The major strength of this study is that all men were screened for dementia with a final diagnosis based on clinical assessments and a consensus panel. The ethnic diversity of our sample is another strength as it is estimated that one in three Australians aged ≥65 years are migrants, with many born in a non-English speaking country [38]. We did not find strong evidence that ethnic background impacted the accuracy of dementia diagnosis using administrative data in our study. However, the small number of dementia cases in our community-based study meant that our comparison between ethnic groups was underpowered. Our study also has several limitations. First, we were only able to link hospital and death records, contributing to low sensitivity [39]. Second, we only included men in this study and the accuracy of using administrative data or self-reported dementia may be different between men and women [40]. Third, selection bias might have occurred in the CHAMP study due to the exclusion of those living in a residential aged care facility who would be more likely to have dementia [41]. Fourth, given the low prevalence of dementia (5.6%) in the community-based sample, we did not have sufficient power to examine whether the accuracy of administrative data varies according to demographic characteristics (e.g. socioeconomic status). Further studies using a larger sample size or an older cohort where dementia is more prevalent may be required. Fifth, MMSE scores can be influenced by culture, ethnicity and language, [42] which may cause bias in this ethnically diverse cohort. However, the final clinical diagnosis did use the results of additional assessments including the Rowland Universal Dementia Assessment Scale (RUDAS) in culturally and linguistically diverse men. Sixth, about 50% of the participants in our study were migrants. Our findings may be biased if these migrants are less likely to access healthcare services. Seventh, we might have underestimated the diagnostic accuracy of linked administrative data for dementia in this study as only health conditions affecting the episode of care are coded in APDC data and hence some men with dementia might not be identified.

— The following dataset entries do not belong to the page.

@@ -4909,6 +4939,9 @@
       if (from_q) {
         xy = q_xy[qoff + tid];
         ci = q_ci[qoff + tid];
+      } else if (si < stage_n) {
+        xy = have ? st_xy[si] : 0u;
+        ci = st_ci[si];
       } else {
         xy = a.comp_xy[min(si, last)];
         ci = a.comp_idx[min(si, last)];
@@ -5029,7 +5062,11 @@
     return K_SELECT_GBM;
   }
   if (!a.one_wave && lds_bytes + select_mw_extra_lds_bytes() <= 160 * 1024) {
-    launch_k(k_select_mw, dim3(1), dim3(kSelMwThreads), lds_bytes + select_mw_extra_lds_bytes(), s, a);
+    SelectArgs m = a;
+    const size_t base = lds_bytes + select_mw_extra_lds_bytes();
+    const size_t room = (160 * 1024 - base) / 8 / kSelMwThreads * kSelMwThreads;
+    m.stage_n = (int)std::min<size_t>((size_t)std::min(std::max(a.stage_n, 0), kSelStage), room);
+    launch_k(k_select_mw, dim3(1), dim3(kSelMwThreads), base + (size_t)m.stage_n * 8, s, m);
     return K_SELECT_MW;
   }
   launch_k(k_select, dim3(1), dim3(64), lds_bytes, s, a);
diff --git a/esvio_amd/csrc/fe_stages.cpp b/esvio_amd/csrc/fe_stages.cpp
--- a/esvio_amd/csrc/fe_stages.cpp
+++ b/esvio_amd/csrc/fe_stages.cpp
@@ -519,34 +519,47 @@
   return std::sqrt(dx * dx + dy * dy);
 }
 
-void event_set_mask(esvio_fe_ctx* c) {
-  c->mask_event.reset(c->W, c->H);
+void set_mask_lists(int W, int H, int r, const std::vector<int>& hw, std::vector<P2f>& pts, std::vector<int>& ids,
+                    std::vector<int>& track_cnt, std::vector<int>& src_idx, host::DiscGrid* grid, host::BitMask* bm) {
+  if (grid) {
+    grid->size(W, H, r);
+    grid->clear();
+  } else {
+    bm->reset(W, H);
+  }
   struct Item {
     int first;
     std::pair<P2f, int> second;
     int src;
   };
   std::vector<Item> cnt_pts_id;
-  cnt_pts_id.reserve(c->cur_pts.size());
-  for (unsigned int i = 0; i < c->cur_pts.size(); i++)
-    cnt_pts_id.push_back(Item{c->track_cnt[i], std::make_pair(c->cur_pts[i], c->ids[i]), c->src_idx[i]});
+  cnt_pts_id.reserve(pts.size());
+  for (unsigned int i = 0; i < pts.size(); i++)
+    cnt_pts_id.push_back(Item{track_cnt[i], std::make_pair(pts[i], ids[i]), src_idx[i]});
   std::sort(cnt_pts_id.begin(), cnt_pts_id.end(),
             [](const Item& a, const Item& b) { return a.first > b.first; });
-  c->cur_pts.clear();
-  c->ids.clear();
-  c->track_cnt.clear();
-  c->src_idx.clear();
+  pts.clear();
+  ids.clear();
+  track_cnt.clear();
+  src_idx.clear();
   for (auto& it : cnt_pts_id) {
     const int px = host::cv_round(it.second.first.x), py = host::cv_round(it.second.first.y);
-    if (px < 0 || px >= c->W || py < 0 || py >= c->H) continue;
-    if (!c->mask_event.test(px, py)) {
-      c->cur_pts.push_back(it.second.first);
-      c->ids.push_back(it.second.second);
-      c->track_cnt.push_back(it.first);
-      c->src_idx.push_back(it.src);
-      c->mask_event.stamp_disc(px, py, c->cfg.min_dist, c->hw);
+    if (px < 0 || px >= W || py < 0 || py >= H) continue;
+    if (!(grid ? grid->blocked(px, py, hw) : bm->test(px, py))) {
+      pts.push_back(it.second.first);
+      ids.push_back(it.second.second);
+      track_cnt.push_back(it.first);
+      src_idx.push_back(it.src);
+      if (grid)
+        grid->add(px, py);
+      else
+        bm->stamp_disc(px, py, r, hw);
     }
   }
+}
+
+void event_set_mask(esvio_fe_ctx* c) {
+  set_mask_lists(c->W, c->H, c->cfg.min_dist, c->hw, c->cur_pts, c->ids, c->track_cnt, c->src_idx, &c->mask_grid, nullptr);
 }
 
 std::vector<P2f> undistorted_pts(const std::vector<P2f>& pts, const esvio_fe_camera& cam) {
@@ -587,8 +600,14 @@
     const esvio_fe_camera& cam = c->cfg.cam[0];
     const double FOCAL = c->cfg.focal_length;
     const size_t n = c->prev_pts.size();
-    std::vector<float> un_cur(n * 2), un_prev(n * 2);
-    std::vector<double> lx(n), ly(n);
+    std::vector<float>&un_cur = c->fm_un_cur, &un_prev = c->fm_un_prev;
+    std::vector<double>&lx = c->fm_lx, &ly = c->fm_ly;
+    std::vector<uint8_t>& status = c->fm_status;
+    un_cur.resize(n * 2);
+    un_prev.resize(n * 2);
+    lx.resize(n);
+    ly.resize(n);
+    status.resize(c->cur_pts.size());
     const double cx = c->W / 2.0, cy = c->H / 2.0;
     const auto tl = std::chrono::steady_clock::now();
     const bool pre = c->pre_lift_valid && c->pre_lx.size() == n;
@@ -605,7 +624,6 @@
       un_cur[2 * i] = (float)(FOCAL * lx[i] / 1.0 + cx);
       un_cur[2 * i + 1] = (float)(FOCAL * ly[i] / 1.0 + cy);
     }
-    std::vector<uint8_t> status(c->cur_pts.size());
     const auto t0 = std::chrono::steady_clock::now();
     host::find_fundamental_mat(un_prev.data(), un_cur.data(), (int)c->cur_pts.size(),
                                c->cfg.f_threshold, 0.99, status.data(), c->pool);
@@ -676,6 +694,11 @@
   return s;
 }
 
+void set_select_stamp_px(SelectArgs& s, const uint32_t* stamp_px) {
+  s.stamp_in_args = stamp_px && s.n_stamp > 0 && s.n_stamp <= kSelArgPts;
+  if (s.stamp_in_args) std::memcpy(s.stamp_px, stamp_px, (size_t)s.n_stamp * 4);
+}
+
 size_t select_lds_bytes(const esvio_fe_ctx* c) {
   return ((size_t)c->H * ((c->W + 31) / 32) + 4 + 64 + (size_t)std::max(c->cfg.max_cnt, 1)) * 4;
 }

To conclude, the sensitivity and PPV of linked administrative data are low using clinical diagnosis as the reference standard in an ethnically diverse community-based cohort of men. There has been increased use of administrative data in research, and estimates of the prevalence of dementia in Australia are based on administrative data given that there is limited cohort study data available. The services needed to provide support and care for men living with dementia are likely to be under-estimated if estimates are based on linked hospital and death data.